Oil and Commodities Watch: Still Without Hurry in Focus as New Reports Land
Key points: Trump’s “no hurry” stance on ending the U.S.-Iran war keeps oil and commodities supported by ongoing geopolitical risk, as active but open-ended talks offer no clear timeline for…
Oil and Commodities Watch: Still Without Hurry in Focus as New Reports Land
The U.S. and Iran still had no agreement to end the war as of May 31, 2026, and President Donald Trump said he is in “no hurry” to make one. Those two facts kept the energy story centered on duration rather than resolution, with traders left to weigh a conflict entering its fourth month against a diplomatic process that still lacks a clear end point.
In his Saturday remarks, Trump said he is pressing for an outcome that ensures Iran never acquires a nuclear weapon. He added that he would prefer a deal sooner rather than later, but argued that moving too fast would weaken the result.
For oil and broader commodities markets, that combination matters because it suggests negotiations remain active enough to influence prices while offering little sign of an imminent breakthrough.
Trump also tied his stance directly to fuel costs, saying he would like to claim urgency because gasoline prices would “come tumbling down,” but that haste would not produce a good agreement.
That frames his position in market terms, even if there is not yet a measurable basis for estimating how much crude or gasoline would actually fall under any eventual settlement. The immediate effect is less about a precise price forecast than about preserving a geopolitical premium that might otherwise begin to fade if investors believed a deal was close.

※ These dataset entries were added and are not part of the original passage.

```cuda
inline EncLayout enc_layout(int variant, int out_dim) {
  EncLayout L;
  memset(&L, 0, sizeof(L));
  const EncSpec S = enc_spec(variant);
  size_t off = 0;
  auto take = [&](size_t bytes) { size_t o = off; off = align_up(off + bytes, 256); return o; };
  auto conv_slot = [&](int kh, int kw, int cin, int cout) { return tc_weight_slot(off, kh, kw, pad64(cin), round_up(cout, 32)); };
  auto norm_slot = [&](int C) {
    EncNormSlot n;
    n.C = C;
    n.gamma = take(sizeof(float) * (C + 64)); n.beta = take(sizeof(float) * (C + 64));
    n.fscale = take(sizeof(float) * (C + 64)); n.fshift = take(sizeof(float) * (C + 64));
// ... 97 lines not shown
    RAFT_TRY(enc_pack_norm(w->block[k].norm2, L.bn2[k], norm_type, base, st));
    if (L.has_ds[k]) {
      RAFT_TRY(enc_pack_conv(w->block[k].downsample, 1, 1, cin, c, L.bds[k], false, base, st));
      RAFT_TRY(enc_pack_norm(w->block[k].downsample_norm, L.bnd[k], norm_type, base, st));
    }
    cin = c;
  }
  RAFT_TRY(enc_pack_conv(w->conv2, 1, 1, cin, out_dim, L.conv2, false, base, st));
  return raft_launch_status();
}

struct EncCtx {
  const uint8_t* prep; EncLayout L; EncWs W; cudaStream_t st;
  int N, norm_type, stats;
  int per_image;
};

inline int enc_norm_apply(const EncCtx& c, const EncNormSlot& ns, const float* y, size_t npix, int P, int relu,
                          const float* skip32, const __half* skip_hi, const __half* skip_lo, float* out32, __half* hi,
                          __half* lo) {
  const int C = ns.C, G = c.per_image ? c.N : 1;
  const int Pg = c.per_image ? P : (int)npix;
  const float* gamma = reinterpret_cast<const float*>(c.prep + ns.gamma);
  const float* beta = reinterpret_cast<const float*>(c.prep + ns.beta);
  RAFT_TRY(launch(norm_stats_kernel, dim3((unsigned)G, kNormSplit), 256, 0, c.st, y, Pg, C, kNormSplit, c.W.part));
  RAFT_TRY(launch(norm_final_kernel, ceil_div(G * C * 32, 256), 256, 0, c.st, c.W.part, G, C, kNormSplit, gamma, 1e-3f,
                  c.W.mean, c.W.mult));
  return launch(norm_apply_kernel, grid_for(npix * (pad64(C) / 8)), 256, 0, c.st, y, npix, P, C, c.per_image, c.W.mean,
                c.W.mult, beta, relu, skip32, skip_hi, skip_lo, out32, hi, lo, pad64(C));
}

inline int enc_conv_tc(const EncCtx& c, const TcWeightSlot& cs, int cout, const EncNormSlot* ns, const __half* ahi,
                       const __half* alo, int Hin, int Win, int Hout, int Wout, int stride, int relu, const float* skip,
                       float* out32, __half* ohi, __half* olo) {
  TcConvParams p;
  memset(&p, 0, sizeof(p));
  int tw, th;
  tc_pick_tile(Wout, Hout, &tw, &th);
  if (tw * stride > 256) tw = 128 / stride, th = 128 / tw;
  const int nsplit = tc_n_split(cs.cout_pad);
  if (!nsplit) return RAFT_ERR_BAD_SHAPE;
  RAFT_TRY(make_tmap_act2(&p.a_map[0], ahi, alo, c.N, Hin, Win, cs.cin_pad, tw, th, stride));
  RAFT_TRY(tc_use_weights(p, c.prep, cs, cs.cout_pad / nsplit));
  p.nseg = 1; p.seg_chunks[0] = cs.cin_pad / kChunkK; p.seg_c0[0] = 0;
  p.stride = stride;
  if (stride == 1) { p.ph = (cs.kh - 1) / 2; p.pw = (cs.kw - 1) / 2; }
  else {
    const int tot_h = (Hout - 1) * stride + cs.kh - Hin, tot_w = (Wout - 1) * stride + cs.kw - Win;
    p.ph = (tot_h > 0 ? tot_h : 0) / 2; p.pw = (tot_w > 0 ? tot_w : 0) / 2;
  }
  p.B = c.N; p.H = Hout; p.W = Wout; p.TH = th; p.TW = tw;
  p.n_total = cout;
  p.mode = EPI_LINEAR; p.out_scale = 1.0f;
  p.out_f32 = out32; p.f32_stride = cout; p.f32_c0 = 0;
  p.out_hi = ohi; p.out_lo = olo; p.h_stride = pad64(cout); p.h_c0 = 0;
  if (ns && !c.stats && c.norm_type == NORM_BATCH) {
    p.post_scale = reinterpret_cast<const float*>(c.prep + ns->fscale);
    p.post_shift = reinterpret_cast<const float*>(c.prep + ns->fshift);
  }
  const bool fused = !(ns && c.stats);
  if (fused) {
    p.act = relu ? ACT_RELU : ACT_NONE;
    p.residual = skip; p.res_stride = cout; p.res_c0 = 0;
  } else {
    p.act = ACT_NONE; p.out_hi = nullptr; p.out_lo = nullptr;
  }
  p.group_chunks = 5;
  return tc_launch(p, nsplit, c.st);
}

inline int encoder_forward(int variant, int norm_type, int out_dim, const void* prepared, const float* images, int N,
                           int H, int W, int training, int image_norm, float* out, void* ws, size_t ws_bytes, cudaStream_t st) {
  EncCtx c;
  c.prep = reinterpret_cast<const uint8_t*>(prepared);
  c.L = enc_layout(variant, out_dim);
  c.W = enc_ws_layout(ws, variant, N, H, W);
  if (c.W.total > ws_bytes) return RAFT_ERR_WORKSPACE;
  c.st = st; c.N = N; c.norm_type = norm_type;
  c.stats = (norm_type == NORM_INSTANCE) || (norm_type == NORM_BATCH && training);
  c.per_image = norm_type == NORM_INSTANCE;
  const EncSpec S = enc_spec(variant);
  const EncLayout& L = c.L;
  const EncWs& E = c.W;

  int h = (H + 1) / 2, w = (W + 1) / 2;
  {
    const size_t npix = (size_t)N * h * w;
    const int tot_h = (h - 1) * 2 + 7 - H, tot_w = (w - 1) * 2 + 7 - W;
    const float* src = images;
    if (image_norm) {
      const size_t nimg = (size_t)N * H * W * 3;
      RAFT_TRY(launch(image_norm_kernel, grid_for(nimg), 256, 0, st, images, E.O32, nimg));
      src = E.O32;
    }
    RAFT_TRY(launch(stem_im2col_kernel, grid_for(npix * 24), 256, 0, st, src, N, H, W, h, w, (tot_h > 0 ? tot_h : 0) / 2,
                    (tot_w > 0 ? tot_w : 0) / 2, 0, E.Ih, E.Il));
    if (!c.stats && pad64(S.c0) != S.c0) {
      RAFT_CUDA_TRY(cudaMemsetAsync(E.Xh, 0, npix * pad64(S.c0) * 2, st));
      RAFT_CUDA_TRY(cudaMemsetAsync(E.Xl, 0, npix * pad64(S.c0) * 2, st));
    }
    RAFT_TRY(enc_conv_tc(c, L.conv1, S.c0, &L.norm1, E.Ih, E.Il, h, w, h, w, 1, 1, nullptr, c.stats ? E.Y32 : E.X32, E.Xh, E.Xl));
// ... 40 lines not shown
```

tf_raft_b200/csrc/tmap.cuh:

```cuda
#pragma once
#include <mutex>

#include "common.cuh"

namespace raft {

typedef CUresult (*EncodeTiledFn)(CUtensorMap*, CUtensorMapDataType, cuuint32_t, void*, const cuuint64_t*,
                                  const cuuint64_t*, const cuuint32_t*, const cuuint32_t*, CUtensorMapInterleave,
                                  CUtensorMapSwizzle, CUtensorMapL2promotion, CUtensorMapFloatOOBfill);

inline EncodeTiledFn encode_tiled_fn() {
  static EncodeTiledFn fn = nullptr;
  static std::once_flag once;
  std::call_once(once, [] {
    void* p = nullptr;
    cudaDriverEntryPointQueryResult q;
    if (cudaGetDriverEntryPoint("cuTensorMapEncodeTiled", &p, cudaEnableDefault, &q) == cudaSuccess &&
        q == cudaDriverEntryPointSuccess)
      fn = reinterpret_cast<EncodeTiledFn>(p);
  });
  return fn;
}

inline int make_tmap_f16(CUtensorMap* out, const void* base, int rank, const uint64_t* dims,
                         const uint64_t* strides_bytes, const uint32_t* box, const uint32_t* elem_strides = nullptr) {
  EncodeTiledFn fn = encode_tiled_fn();
  if (!fn) return RAFT_ERR_DRIVER;
  cuuint64_t gdim[5], gstr[4];
  cuuint32_t bx[5], es[5];
  for (int i = 0; i < rank; ++i) {
    gdim[i] = dims[i];
    bx[i] = box[i];
    es[i] = elem_strides ? elem_strides[i] : 1;
    if (i > 0) gstr[i - 1] = strides_bytes[i - 1];
  }
  CUresult r = fn(out, CU_TENSOR_MAP_DATA_TYPE_FLOAT16, (cuuint32_t)rank, const_cast<void*>(base), gdim, gstr, bx,
                  es, CU_TENSOR_MAP_INTERLEAVE_NONE, CU_TENSOR_MAP_SWIZZLE_128B, CU_TENSOR_MAP_L2_PROMOTION_L2_256B,
                  CU_TENSOR_MAP_FLOAT_OOB_FILL_NONE);
  return r == CUDA_SUCCESS ? 0 : RAFT_ERR_DRIVER;
}

inline int make_tmap_act2(CUtensorMap* out, const __half* hi, const __half* lo, int B, int H, int W, int cstride, int tw,
                          int th, int stride = 1) {
  const ptrdiff_t pstride = reinterpret_cast<const char*>(lo) - reinterpret_cast<const char*>(hi);
  if (pstride <= 0 || (pstride & 15)) return RAFT_ERR_BAD_ARG;
  if (tw * stride > 256 || th * stride > 256) return RAFT_ERR_BAD_SHAPE;
  uint64_t dims[5] = {(uint64_t)cstride, (uint64_t)W, (uint64_t)H, (uint64_t)B, 2};
  uint64_t str[4] = {(uint64_t)cstride * 2, (uint64_t)W * cstride * 2, (uint64_t)H * W * cstride * 2, (uint64_t)pstride};
  uint32_t box[5] = {64, (uint32_t)(tw * stride), (uint32_t)(th * stride), 1, 2};
  uint32_t es[5] = {1, (uint32_t)stride, (uint32_t)stride, 1, 1};
  return make_tmap_f16(out, hi, 5, dims, str, box, es);
}
inline int make_tmap_wgt2(CUtensorMap* out, const __half* hi, const __half* lo, int taps, int cout_pad, int cin_pad,
                          int bn) {
  const ptrdiff_t pstride = reinterpret_cast<const char*>(lo) - reinterpret_cast<const char*>(hi);
  if (pstride <= 0 || (pstride & 15)) return RAFT_ERR_BAD_ARG;
  uint64_t dims[4] = {(uint64_t)cin_pad, (uint64_t)cout_pad, (uint64_t)taps, 2};
  uint64_t str[3] = {(uint64_t)cin_pad * 2, (uint64_t)cout_pad * cin_pad * 2, (uint64_t)pstride};
  uint32_t box[4] = {64, (uint32_t)bn, 1, 2};
  return make_tmap_f16(out, hi, 4, dims, str, box);
}

}
```

Before: 312.3.

## Add row-reuse 3x3 conv kernel loading taller activation boxes once per tile

Adds a specialised tensor-core conv kernel for 3x3 stride-1 convs with a single 64-channel input chunk. It loads three column-shifted activation boxes, each three rows taller than the tile, and reuses them across the vertical taps, so activation data is no longer re-fetched for every one of the nine taps. It also keeps one wgmma group in flight before releasing a weight stage. The encoder uses this path by default when a layer is eligible. The cost is more shared memory for the activation boxes, which leaves fewer weight stages, plus new tile-selection logic.

```diff
diff --git a/tf_raft_b200/csrc/common.cuh b/tf_raft_b200/csrc/common.cuh
--- a/tf_raft_b200/csrc/common.cuh
+++ b/tf_raft_b200/csrc/common.cuh
@@ -209,6 +209,7 @@
 __device__ __forceinline__ void wgmma_fence() { asm volatile("wgmma.fence.sync.aligned;" ::: "memory"); }
 __device__ __forceinline__ void wgmma_commit() { asm volatile("wgmma.commit_group.sync.aligned;" ::: "memory"); }
 __device__ __forceinline__ void wgmma_wait_all() { asm volatile("wgmma.wait_group.sync.aligned 0;" ::: "memory"); }
+__device__ __forceinline__ void wgmma_wait_prev() { asm volatile("wgmma.wait_group.sync.aligned 1;" ::: "memory"); }
 template <int R>
 __device__ __forceinline__ void wgmma_fence_regs(float (&d)[R]) {
 #pragma unroll
diff --git a/tf_raft_b200/csrc/conv_tc.cuh b/tf_raft_b200/csrc/conv_tc.cuh
--- a/tf_raft_b200/csrc/conv_tc.cuh
+++ b/tf_raft_b200/csrc/conv_tc.cuh
@@ -334,14 +334,23 @@
 __device__ __forceinline__ int stg_idx(int r, int c) { return r * kStageCols + ((((c >> 2) ^ (r & 7))) << 2) + (c & 3); }
 
 template <int N>
+__device__ __forceinline__ void tc_store_tile(const TcConvParams& c, const float (&racc)[N / 2], float* staging, int wg,
+                                              int tid, int nt, int b, int ty, int tx);
+
+template <int N>
 __device__ __forceinline__ void tc_consume_tile(const TcConvParams& c, uint8_t* stages, float* staging, uint64_t* full_bar,
                                                 uint64_t* empty_bar, RingPos& rp, int wg, int tid, int nt, int b, int ty,
                                                 int tx) {
-  const int lane = tid & 31, w = tid >> 5;
   float racc[N / 2];
   ring_mma<N>(racc, stages, c.stage_bytes, c.nstages, full_bar, empty_bar, rp, wg, (uint32_t)(c.bn * kChunkK * 2),
               tc_total_chunks(c), c.group_chunks);
-
+  tc_store_tile<N>(c, racc, staging, wg, tid, nt, b, ty, tx);
+}
+
+template <int N>
+__device__ __forceinline__ void tc_store_tile(const TcConvParams& c, const float (&racc)[N / 2], float* staging, int wg,
+                                              int tid, int nt, int b, int ty, int tx) {
+  const int lane = tid & 31, w = tid >> 5;
   float* stg = staging + wg * 64 * kStageCols;
   const int row = tid & 63, half = tid >> 6;
   const int m = wg * 64 + row;
@@ -453,6 +462,112 @@
 #endif
 }
 
+constexpr int kRowTaps = 3;
+
+__host__ __device__ __forceinline__ int tc_rows_box_bytes(int tw, int th) { return 2 * tw * (th + kRowTaps - 1) * 128; }
+
+__global__ void __launch_bounds__(kTcThreads, 1) conv_tc_rows_kernel(const __grid_constant__ TcConvParams p) {
+#if defined(__CUDA_ARCH__)
+  extern __shared__ uint8_t smem_raw[];
+  uint8_t* smem = reinterpret_cast<uint8_t*>((reinterpret_cast<uintptr_t>(smem_raw) + 1023) & ~uintptr_t(1023));
+  const int nst = p.nstages, abytes = tc_rows_box_bytes(p.TW, p.TH);
+  uint8_t* abox = smem;
+  uint8_t* wst = abox + (size_t)kRowTaps * abytes;
+  float* staging = reinterpret_cast<float*>(wst + (size_t)nst * p.stage_bytes);
+  uint64_t* full_bar = reinterpret_cast<uint64_t*>(reinterpret_cast<uint8_t*>(staging) + kStagingBytes);
+  uint64_t* empty_bar = full_bar + nst;
+  uint64_t* afull = empty_bar + nst;
+  uint64_t* aempty = afull + kRowTaps;
+
+  const int warp = threadIdx.x >> 5;
+  const int ntiles = p.B * p.tiles_y * p.tiles_x * p.n_tiles_n;
+
+  if (threadIdx.x == 0) {
+    ring_init(full_bar, empty_bar, nst);
+    ring_init(afull, aempty, kRowTaps);
+    fence_mbar_init();
+  }
+  if (warp == kConsumerWarps && (threadIdx.x & 31) == 0) {
+    prefetch_tmap(&p.a_map[0]);
+    prefetch_tmap(&p.b_map);
+  }
+  __syncthreads();
+  asm volatile("griddepcontrol.wait;" ::: "memory");
+  asm volatile("griddepcontrol.launch_dependents;" ::: "memory");
+
+  RingPos rp{0, 0u};
+  uint32_t apar = 0;
+  if (warp >= kConsumerWarps) {
+    regs_producer();
+    if (warp == kConsumerWarps && elect_one()) {
+      for (int t = blockIdx.x; t < ntiles; t += gridDim.x, apar ^= 1u) {
+        int nt, b, ty, tx;
+        tc_decode_tile(p, t, nt, b, ty, tx);
+        const int x0 = tx * p.TW, y0 = ty * p.TH, n0 = nt * p.bn;
+        for (int tap = 0; tap < kRowTaps * kRowTaps; ++tap) {
+          if (tap < kRowTaps) {
+            mbar_wait(&aempty[tap], apar ^ 1u);
+            mbar_arrive_expect_tx(&afull[tap], (uint32_t)abytes);
+            tma_load_5d(abox + (size_t)tap * abytes, &p.a_map[0], &afull[tap], p.seg_c0[0], x0 + tap - p.pw, y0 - p.ph, b, 0);
+          }
+          const RingSlot st = ring_acquire(wst, p.stage_bytes, nst, full_bar, empty_bar, rp, p.stage_bytes);
+          tma_load_4d(st.data, &p.b_map, st.full, 0, n0, tap, 0);
+        }
+      }
+    }
+  } else {
+    regs_consumer();
+    const int wg = warp >> 2, tid = threadIdx.x & 127, lane = threadIdx.x & 31;
+    const uint32_t a0 = smem_u32(abox), plane = (uint32_t)(abytes / 2), b_lo_off = (uint32_t)(p.bn * kChunkK * 2);
+    with_mma_n(p.bn, [&](auto n) {
+      constexpr int N = decltype(n)::value;
+      for (int t = blockIdx.x; t < ntiles; t += gridDim.x, apar ^= 1u) {
+        int nt, b, ty, tx;
+        tc_decode_tile(p, t, nt, b, ty, tx);
+        float racc[N / 2], acc[N / 2];
+#pragma unroll
+        for (int i = 0; i < N / 2; ++i) acc[i] = racc[i] = 0.0f;
+        const int total = kRowTaps * kRowTaps;
+        auto release = [&](int s, int tap) {
+          __syncwarp();
+          if (lane == 0) {
+            mbar_arrive(&empty_bar[s]);
+            if (tap >= kRowTaps * (kRowTaps - 1)) mbar_arrive(&aempty[tap - kRowTaps * (kRowTaps - 1)]);
+          }
+        };
+        for (int done = 0; done < total;) {
+          const int gend = min(total, done + p.group_chunks);
+          int pend = 0;
+          for (int first = 1; done < gend; ++done, first = 0) {
+            const int ky = done / kRowTaps, kx = done - ky * kRowTaps;
+            if (ky == 0) mbar_wait(&afull[kx], apar);
+            const int s = ring_next(rp, nst);
+            mbar_wait(&full_bar[s], (rp.par >> s) & 1u);
+            rp.par ^= 1u << s;
+            const uint32_t sa = a0 + (uint32_t)(kx * abytes) + (uint32_t)(ky * p.TW + wg * 64) * 128;
+            const uint32_t sb = smem_u32(wst + (size_t)s * p.stage_bytes);
+            wgmma_fence_regs(acc);
+            wgmma_fence();
+            wgmma_chunk3<N>(acc, make_desc_sw128(sa), make_desc_sw128(sa + plane), make_desc_sw128(sb),
+                            make_desc_sw128(sb + b_lo_off), first != 0);
+            wgmma_commit();
+            wgmma_wait_prev();
+            if (!first) release(pend, done - 1);
+            pend = s;
+          }
+          wgmma_wait_all();
+          wgmma_fence_regs(acc);
+          release(pend, done - 1);
+#pragma unroll
+          for (int i = 0; i < N / 2; ++i) racc[i] += acc[i];
+        }
+        tc_store_tile<N>(p, racc, staging, wg, tid, nt, b, ty, tx);
+      }
+    });
+  }
+#endif
+}
+
 inline void tc_pick_tile(int W, int H, int* tw, int* th) {
   long best = -1;
   for (int t = 128; t >= 8; t >>= 1) {
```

The absence of a timeline is part of the problem for traders. Markets can often process bad news faster than open-ended uncertainty, but a negotiation with no public schedule, no disclosed concessions and no visible deadline is harder to price cleanly.

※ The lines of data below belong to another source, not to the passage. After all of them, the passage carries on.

template <int SPEC, int BN, bool MERGED, int R>
__device__ __forceinline__ void epilogue_frag(const IgemmParams& p, const float (&acc0)[R], const float (&acc1)[R], int nt, int tw0,
                                              int th, int tn, int wg, int quarter, int lane) {
    constexpr bool kS = SPEC == 1 || SPEC == 2;
    constexpr int kLo = BN / 8;
    static_assert(R == (MERGED ? BN : BN / 2), "accumulator registers: 64 x N per warpgroup is N / 2 per thread");
    const int act = SPEC == 1 ? 2 : (SPEC == 2 ? 0 : p.act);
    if (MG_DBGV(p) & 4) return;
    const int c0 = 2 * (lane & 3);
    size_t pix[2][2], src[2][2];
    bool ok[2][2];
#pragma unroll
    for (int t = 0; t < 2; ++t)
#pragma unroll
        for (int h = 0; h < 2; ++h) {
            const int ow = (tw0 + t) * 8 + (lane >> 2), oh = th * 16 + 8 * wg + 2 * quarter + h, n = tn;
            ok[t][h] = ow < p.OW && oh < p.OH;
            pix[t][h] = ((size_t)n * p.OHF + (size_t)oh + p.ooh) * p.OWF + (size_t)ow + p.oow;
            if (kS || p.epi == 1) src[t][h] = ((size_t)n * p.XH + (oh >> p.x_shift)) * p.XW + (ow >> p.x_shift);
            else src[t][h] = ((size_t)n * p.RH + (oh >> p.res_shift)) * p.RW + (ow >> p.res_shift);
        }
    const bool side_ok = !(MG_DBGV(p) & (8 | 64));

    if constexpr (BN % 64 == 0) {
        if (kS || p.epi == 1) {
            constexpr int J = BN / 16, kBeta = BN / 16;
            const int ch0 = nt * (BN / 2) + c0;
            const bool has_aux = !kS && p.aux != nullptr;
            float2 xv[2][2][J];
            auto load_x = [&](auto tc) {
                constexpr int t = decltype(tc)::value;
#pragma unroll
                for (int h = 0; h < 2; ++h)
#pragma unroll
                    for (int j = 0; j < J; ++j)
                        xv[t][h][j] = ok[t][h] && side_ok && ch0 + 8 * j < p.Cout
                                          ? __ldg(reinterpret_cast<const float2*>(p.x + src[t][h] * p.Cout + ch0 + 8 * j))
                                          : make_float2(0.f, 0.f);
            };
            auto tile = [&](const float (&acc)[R], auto tc) {
                constexpr int t = decltype(tc)::value;
#pragma unroll
                for (int j = 0; j < J; ++j) {
                    const int ch = ch0 + 8 * j;
                    if (ch >= p.Cout) continue;
                    const float2 sc = __ldg(reinterpret_cast<const float2*>(p.nscale + ch));
                    const float2 sh = __ldg(reinterpret_cast<const float2*>(p.nshift + ch));
                    const float2 g1 = __ldg(reinterpret_cast<const float2*>(p.gbias1 + ch));
                    const float2 bb = __ldg(reinterpret_cast<const float2*>(p.bbias + ch));
#pragma unroll
                    for (int h = 0; h < 2; ++h) {
                        if (!ok[t][h]) continue;
                        const float2 x = side_ok ? xv[t][h][j] : sc;
                        float g[2], b[2], gs[2], y[2];
#pragma unroll
                        for (int e = 0; e < 2; ++e) {
                            g[e] = acc[4 * j + 2 * h + e];
                            b[e] = acc[4 * (j + kBeta) + 2 * h + e];
                            if (MERGED) {
                                g[e] += acc[4 * (j + kLo) + 2 * h + e];
                                b[e] += acc[4 * (j + kBeta + kLo) + 2 * h + e];
                            }
                        }
                        y[0] = epi_spade_out(epi_spade_mod(x.x, sc.x, sh.x, g1.x, g[0], gs[0]), bb.x, b[0], act);
                        y[1] = epi_spade_out(epi_spade_mod(x.y, sc.y, sh.y, g1.y, g[1], gs[1]), bb.y, b[1], act);
                        if (has_aux) *reinterpret_cast<float2*>(p.aux + pix[t][h] * p.Cout + ch) = make_float2(gs[0], gs[1]);
                        epi_store_pair<SPEC>(p, pix[t][h], ch, y[0], y[1]);
                    }
                }
            };
            load_x(std::integral_constant<int, 0>{});
            if constexpr (kS) load_x(std::integral_constant<int, 1>{});
            tile(acc0, std::integral_constant<int, 0>{});
            if constexpr (!kS) load_x(std::integral_constant<int, 1>{});
            tile(acc1, std::integral_constant<int, 1>{});
            return;
        }
    }
    if constexpr (!kS) {
        constexpr int J = BN / 8;
        const int ch0 = nt * BN + c0;
        const bool has_res = p.res != nullptr, has_bf = p.bf != nullptr;
        auto row = [&](const float (&acc)[R], auto tc, auto hc) {
            constexpr int t = decltype(tc)::value, h = decltype(hc)::value;
            if (!ok[t][h]) return;
            float2 rv[J], bfv[J];
            const float ps = p.pscale ? __ldg(p.pscale + pix[t][h]) : 1.f;
            const float pm = p.pmul ? __ldg(p.pmul + pix[t][h]) : 1.f;
            float om_hair = 0.f, om_back = 0.f;
            if (has_bf) {
                const int ow = (tw0 + t) * 8 + (lane >> 2), oh = th * 16 + 8 * wg + 2 * quarter + h;
                const size_t mp = ((size_t)tn * p.MH + (size_t)oh * p.mask_stride) * p.MW + (size_t)ow * p.mask_stride;
                om_hair = 1.f - __ldg(p.hair + mp);
                om_back = 1.f - __ldg(p.back + mp);
            }
#pragma unroll
            for (int j = 0; j < J; ++j) {
                const bool cok = ch0 + 8 * j < p.Cout;
                rv[j] = cok && has_res && side_ok ? __ldg(reinterpret_cast<const float2*>(p.res + src[t][h] * p.Cout + ch0 + 8 * j))
                                                  : make_float2(0.f, 0.f);
                bfv[j] = cok && has_bf ? __ldg(reinterpret_cast<const float2*>(p.bf + pix[t][h] * p.Cout + ch0 + 8 * j))
                                       : make_float2(0.f, 0.f);
            }
#pragma unroll
            for (int j = 0; j < J; ++j) {
                const int ch = ch0 + 8 * j;
                if (ch >= p.Cout) continue;
                const float2 bias = p.bias ? __ldg(reinterpret_cast<const float2*>(p.bias + ch)) : make_float2(0.f, 0.f);
                float a[2], y[2];
#pragma unroll
                for (int e = 0; e < 2; ++e) {
                    a[e] = acc[4 * j + 2 * h + e];
                    if (MERGED) a[e] += acc[4 * (j + kLo) + 2 * h + e];
                }
                y[0] = epi_plain(a[0], ps, bias.x, has_res, rv[j].x, act);
                y[1] = epi_plain(a[1], ps, bias.y, has_res, rv[j].y, act);
                if (has_bf) {
                    y[0] = epi_blend(y[0], bfv[j].x, om_hair, om_back);
                    y[1] = epi_blend(y[1], bfv[j].y, om_hair, om_back);
                }
                if (p.pmul) { y[0] = epi_pmul(y[0], pm); y[1] = epi_pmul(y[1], pm); }
                epi_store_pair<SPEC>(p, pix[t][h], ch, y[0], y[1]);
            }
        };
        using I0 = std::integral_constant<int, 0>;
        using I1 = std::integral_constant<int, 1>;
        row(acc0, I0{}, I0{});
        row(acc0, I0{}, I1{});
        row(acc1, I1{}, I0{});
        row(acc1, I1{}, I1{});
    }
}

That leaves oil exposed to a familiar push and pull: any hint of diplomatic progress can soften sentiment, yet the lack of closure prevents participants from fully removing the risk of supply disruption or wider regional instability.
Trump’s comments carried a second message as well. He said the U. S.
was “slowly but surely” getting what it wanted, then warned that if it did not, the war would be ended “a different way,” an apparent reference to the possibility of further military action if negotiations fail.
That threat does not establish that an escalation is imminent, but it does widen the range of outcomes markets must consider, especially in a region where security risks can quickly bleed into energy pricing even before physical supply is visibly affected.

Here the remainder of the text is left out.